Le paysage sonore...


La pluie se met à tomber alors que la route traverse une interminable forêt. Les cimes de grands arbres forment une voûte serrée qui cache le ciel étoilé. André est un peu tendu car demain sera un jour important. Il défendra, devant des élus locaux réunis à la sous-préfecture, un projet d’investissement destiné à relancer l’activité sur un territoire durement touché par la crise

L’autoradio diffuse un morceau qui ne lui est pas inconnu. Une musique agréablement rythmée, une mélodie calme et ensoleillée, des voix de miel et des guitares californiennes qui tissent des nappes harmoniques de toute beauté... Bien sûr qu’il reconnaît cette ballade.

Un bip le tire de sa rêverie. Un voyant rouge s’allume sur le tableau de bord, précédant d’inquiétants hoquets venant du moteur. Le volant se met à vibrer entre les mains d’André tandis que le vacarme devient assourdissant. André immobilise la voiture sur le bas-côté. Il grimace. Il lui reste une bonne dizaine de kilomètres pour sortir de la forêt. Dehors, la pluie redouble d’intensité. Son smartphone ne capte aucun réseau. L’autoradio marche encore. Toujours la même chanson. Puis tout s’éteint. Il se retrouve perdu au coeur d’une profonde forêt, dans les ténèbres.

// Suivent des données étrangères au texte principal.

template <bool NEXT>
__device__ __forceinline__ void build_grids_fused(const OdomArgs& a, int b, int which) {
  constexpr int U = 4;
  const int tid = threadIdx.x, lane = tid & 63, wave = tid >> 6;
  if (seq_idle(a.active, b, NEXT ? kSeqActive : kSeqSolve)) return;
  const SeqMeta m = a.meta[b];
  const BuildSrc<NEXT> src(a, m, b, which);
  const int n = src.n;
  const float4* pts = src.pts;
  const GridView g = grid_view(a, b, which, src.set);
  const int H = g.H;
  if (!fused_takes(n, H)) return;
  extern __shared__ __attribute__((aligned(16))) int lds[];
  unsigned* tab = reinterpret_cast<unsigned*>(lds);
  int* s_part = lds + 3 * (H / 2);
  int* s_flag = s_part + 48;
  int* s_walk = s_flag + 8;
  int* const starts[3] = {g.start3, g.start3c, g.start2};
  if (n == 0) {
    for (int t = 0; t < 3; ++t) for (int h = tid; h <= H; h += 1024) starts[t][h] = 0;
    if (tid < 3) g.flags[tid] = 0;
    return;
  }
  ALOAM_BG_CLOCK(0);
  for (int w = tid; w < 3 * (H / 2); w += 1024) tab[w] = 0u;
  if (tid < 2) s_flag[tid] = 0;
  __syncthreads();
  ALOAM_BG_CLOCK(1);
  const float inv0 = 1.0f / cell3_of(which), inv1 = 1.0f / (cell3_of(which) * kCell3CoarseFactor), inv2 = 1.0f / kCell2;
  const unsigned hm = (unsigned)(H - 1);
  auto buckets = [&](const float4& p, int key, unsigned* h) {
    h[0] = hash3((int)floorf(p.x * inv0), (int)floorf(p.y * inv0), (int)floorf(p.z * inv0)) & hm;
    h[1] = hash3((int)floorf(p.x * inv1), (int)floorf(p.y * inv1), (int)floorf(p.z * inv1)) & hm;
    h[2] = hash3((int)floorf(p.x * inv2), (int)floorf(p.y * inv2), key) & hm;
  };
  auto fetch = [&](int base, float4* p) {
#pragma unroll
    for (int u = 0; u < U; ++u) { const int i = base + u * 1024 + tid; p[u] = pts[i < n ? i : n - 1]; }
  };
  {
    int bad = 0, unsorted = 0;
    for (int base = 0; base < n; base += U * 1024) {
      float4 p[U];
      float pw[U];
      fetch(base, p);
// ... 47 lines not shown
    }
  }
  __syncthreads();
  ALOAM_BG_CLOCK(4);
  for (int base = 0; base < n; base += U * 1024) {
    float4 p[U];
    fetch(base, p);
#pragma unroll
    for (int u = 0; u < U; ++u) {
      const int i = base + u * 1024 + tid;
      if (i >= n) continue;
      const int key = (int)p[u].w;
      unsigned h[3];
      buckets(p[u], key, h);
      unsigned pos[3];
#pragma unroll
      for (int t = 0; t < 3; ++t) {
        const unsigned sh = (h[t] & 1u) * 16;
        pos[t] = (atomicAdd(&tab[t * (H / 2) + (h[t] >> 1)], 1u << sh) >> sh) & 0xffffu;
      }
      const float4 e = make_float4(p[u].x, p[u].y, p[u].z, __uint_as_float((unsigned)i | ((unsigned)(key + 1) << 20)));
      g.sorted3[pos[0]] = e;
      g.sorted3c[pos[1]] = e;
      g.sorted2[pos[2]] = e;
    }
  }
  ALOAM_BG_CLOCK(5);
#ifdef ALOAM_PHASE_CLOCK
  __syncthreads();
  ALOAM_BG_CLOCK(6);
#endif
}

__global__ __launch_bounds__(1024) void k_build_grids_fused(OdomArgs a) { build_grids_fused<false>(a, blockIdx.y, blockIdx.x); }
__global__ __launch_bounds__(1024) void k_build_grids_fused_next(OdomArgs a) {
  const int G = gridDim.x;
  for (int r = 0, i = blockIdx.x; i < 2 * a.B; ++r, i += G) {
    build_grids_fused<true>(a, i >> 1, (i ^ r) & 1);
    __syncthreads();
  }
}

constexpr int kBgWaves = 4;
constexpr int kBgUnroll = 4;
template <bool NEXT>
__device__ __forceinline__ void build_grids(const OdomArgs& a) {
  constexpr int U = kBgUnroll;
  const int b = blockIdx.y, which = blockIdx.x / 3, tid = threadIdx.x;
  const int pass_lo = blockIdx.x % 3, pass_hi = pass_lo + 1;
  if (seq_idle(a.active, b, NEXT ? kSeqActive : kSeqSolve)) return;
  const SeqMeta m = a.meta[b];
  const BuildSrc<NEXT> src(a, m, b, which);
  const int n = src.n;
  const float4* pts = src.pts;
  const GridView g = grid_view(a, b, which, src.set);
  if (fused_takes(n, g.H)) return;
  extern __shared__ __attribute__((aligned(16))) int lds[];
  int* cnt = lds;
  int* part = lds + g.H;
  int* s_flag = part + 1024;
  if (tid < 2) s_flag[tid] = n >= (1 << 20) && tid == 0 ? 1 : 0;
  if (n == 0) {
    for (int pass = pass_lo; pass < pass_hi; ++pass) { int* st = pass == 0 ? g.start3 : pass == 1 ? g.start3c : g.start2; for (int h = tid; h <= g.H; h += 1024) st[h] = 0; }
    if (tid < 3 && pass_lo == 0) g.flags[tid] = 0;
    return;
  }
  auto fetch = [&](int base, float4* p) {
#pragma unroll
    for (int u = 0; u < U; ++u) { const int i = base + u * 1024 + tid; p[u] = pts[i < n ? i : n - 1]; }
  };
  for (int pass = pass_lo; pass < pass_hi; ++pass) {
    const bool g3 = pass < 2;
    const float cell = pass == 0 ? cell3_of(which) : pass == 1 ? cell3_of(which) * kCell3CoarseFactor : kCell2;
    const float inv = 1.0f / cell;
    int* start = pass == 0 ? g.start3 : pass == 1 ? g.start3c : g.start2;
    float4* sorted = pass == 0 ? g.sorted3 : pass == 1 ? g.sorted3c : g.sorted2;
    __syncthreads();
    for (int h = tid; h < g.H; h += 1024) cnt[h] = 0;
    __syncthreads();
    float4 p[U], pn[U];
    float pw[U], pwn[U];
    fetch(0, p);
    if (pass == 0) {
#pragma unroll
      for (int u = 0; u < U; ++u) { const int i = u * 1024 + tid; pw[u] = pts[i < n ? (i > 0 ? i - 1 : 0) : n - 1].w; }
    }
    int bad = 0, unsorted = 0;
    for (int base = 0; base < n; base += U * 1024) {
      if (base + U * 1024 < n) {
// ... 21 lines not shown
    if (pass == 0) {
      if (bad) atomicOr(&s_flag[0], 1);
      if (unsorted) atomicOr(&s_flag[1], 1);
    }
    __syncthreads();
    if (pass == 0 && tid < 3) g.flags[tid] = tid == 2 ? 0 : (tid == 1 ? 2 * s_flag[1] : s_flag[0]);
    const int per = g.H / 1024;
    int local = 0;
    for (int k = 0; k < per; ++k) local += cnt[tid * per + k];
    int total;
    int run = block_exclusive_scan<int, 1024>(local, part, &total);
    for (int k = 0; k < per; ++k) { const int c = cnt[tid * per + k]; cnt[tid * per + k] = run; start[tid * per + k] = run; run += c; }
    if (tid == 1023) start[g.H] = run;
    __syncthreads();
    fetch(0, p);
    for (int base = 0; base < n; base += U * 1024) {
      if (base + U * 1024 < n) fetch(base + U * 1024, pn);
#pragma unroll
      for (int u = 0; u < U; ++u) {
        const int i = base + u * 1024 + tid;
        if (i >= n) continue;
        const int key = (int)p[u].w;
        const int ix = (int)floorf(p[u].x * inv), iy = (int)floorf(p[u].y * inv);
        const int iz = g3 ? (int)floorf(p[u].z * inv) : key;
        const int pos = atomicAdd(&cnt[hash3(ix, iy, iz) & (g.H - 1)], 1);
        sorted[pos] = make_float4(p[u].x, p[u].y, p[u].z, __uint_as_float((unsigned)i | ((unsigned)(key + 1) << 20)));
      }
#pragma unroll
      for (int u = 0; u < U; ++u) p[u] = pn[u];
    }
  }
}

__global__ __launch_bounds__(1024, kBgWaves) void k_build_grids(OdomArgs a) { build_grids<false>(a); }
__global__ __launch_bounds__(1024, kBgWaves) void k_build_grids_next(OdomArgs a) { build_grids<true>(a); }

__device__ __forceinline__ float walk_dist(const float4& p, const float4& sel) {
  return (p.x - sel.x) * (p.x - sel.x) + (p.y - sel.y) * (p.y - sel.y) + (p.z - sel.z) * (p.z - sel.z);
}

__device__ __forceinline__ unsigned long long wave_min_u64(unsigned long long v) {
  return wave_min_packed(v);
}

André remarque alors, tout près, une allée forestière qui se perd entre les arbres. Au loin, il distingue un point lumineux. Il attrape son imperméable et sort du véhicule pour se diriger vers la lueur fantomatique qui danse entre les arbres. Ses mocassins font un bruit de succion dans la boue. Quand il lève la tête, l’astre nocturne est invisible.

Au bout de l’allée, il découvre une grande bâtisse dans la pâle clarté délivrée par un maigre luminaire accroché à l’angle de la façade. De lourds volets de bois sont refermés sur les nombreuses fenêtres. André vérifie son smartphone. Toujours pas de réseau.

Il grimpe les quelques marches accédant au perron et cogne du poing une imposante porte d’entrée, renforcée de motifs en fer forgé. Sans bruit, le lourd battant s’efface, libérant une chaude lumière qui enveloppe André.

Il pénètre dans un vaste hall d’accueil. De l’autre côté, derrière un immense comptoir en bois lustré, trône un réceptionniste vêtu d’un uniforme gris sombre. Refermant brutalement un épais registre, il regarde André s’avancer vers lui. La surprise se lit dans ses yeux

« Bonsoir, commence André. Ma voiture est en panne. Est-ce que je pourrais téléphoner ? »

Les yeux du réceptionniste s’arrondissent encore plus encore. Il tapote la couverture de cuir du grand registre avant de répondre :

« Bonsoir monsieur. Cela aurait été avec plaisir mais, malheureusement, nous n’avons pas le téléphone. »
- Pas de téléphone ? Et ça, c’est quoi ? s’étonne André en désignant un antique combiné, tout en cuivre rutilant et vieil ivoire, posé à l’extrémité du comptoir.
- Heu... heu.. ! bredouille le réceptionniste. Oui, celui-là.... En fait, il n’est pas raccordé au réseau téléphonique... il est inutilisable pour appeler l’extérieur! »
- Comment ça pas raccordé? Vous voulez me faire croire qu’il n’y a pas un seul vrai téléphone dans tout l’hôtel ? » sursaute André.
- C’est que, monsieur, ceci n’est pas non plus un hôtel... enfin... pas au sens traditionnel. C’est plutôt un club privé dont l’accès est strictement réservé. Et pour répondre à votre question, non... ceux qui viennent ici n’en ont pas réellement besoin!»
- Mais... mais... j’ai un rendez-vous important demain à la sous-préfecture !» s’alarme André.
- Allons, monsieur ! le rassure le réceptionniste, si vous retournez sur la route, à environ six kilomètres vers la sous-préfecture, vous tomberez sur le «Rendez-vous des chasseurs », un vrai hôtel-restaurant. Vous y trouverez certainement de l’aide ! »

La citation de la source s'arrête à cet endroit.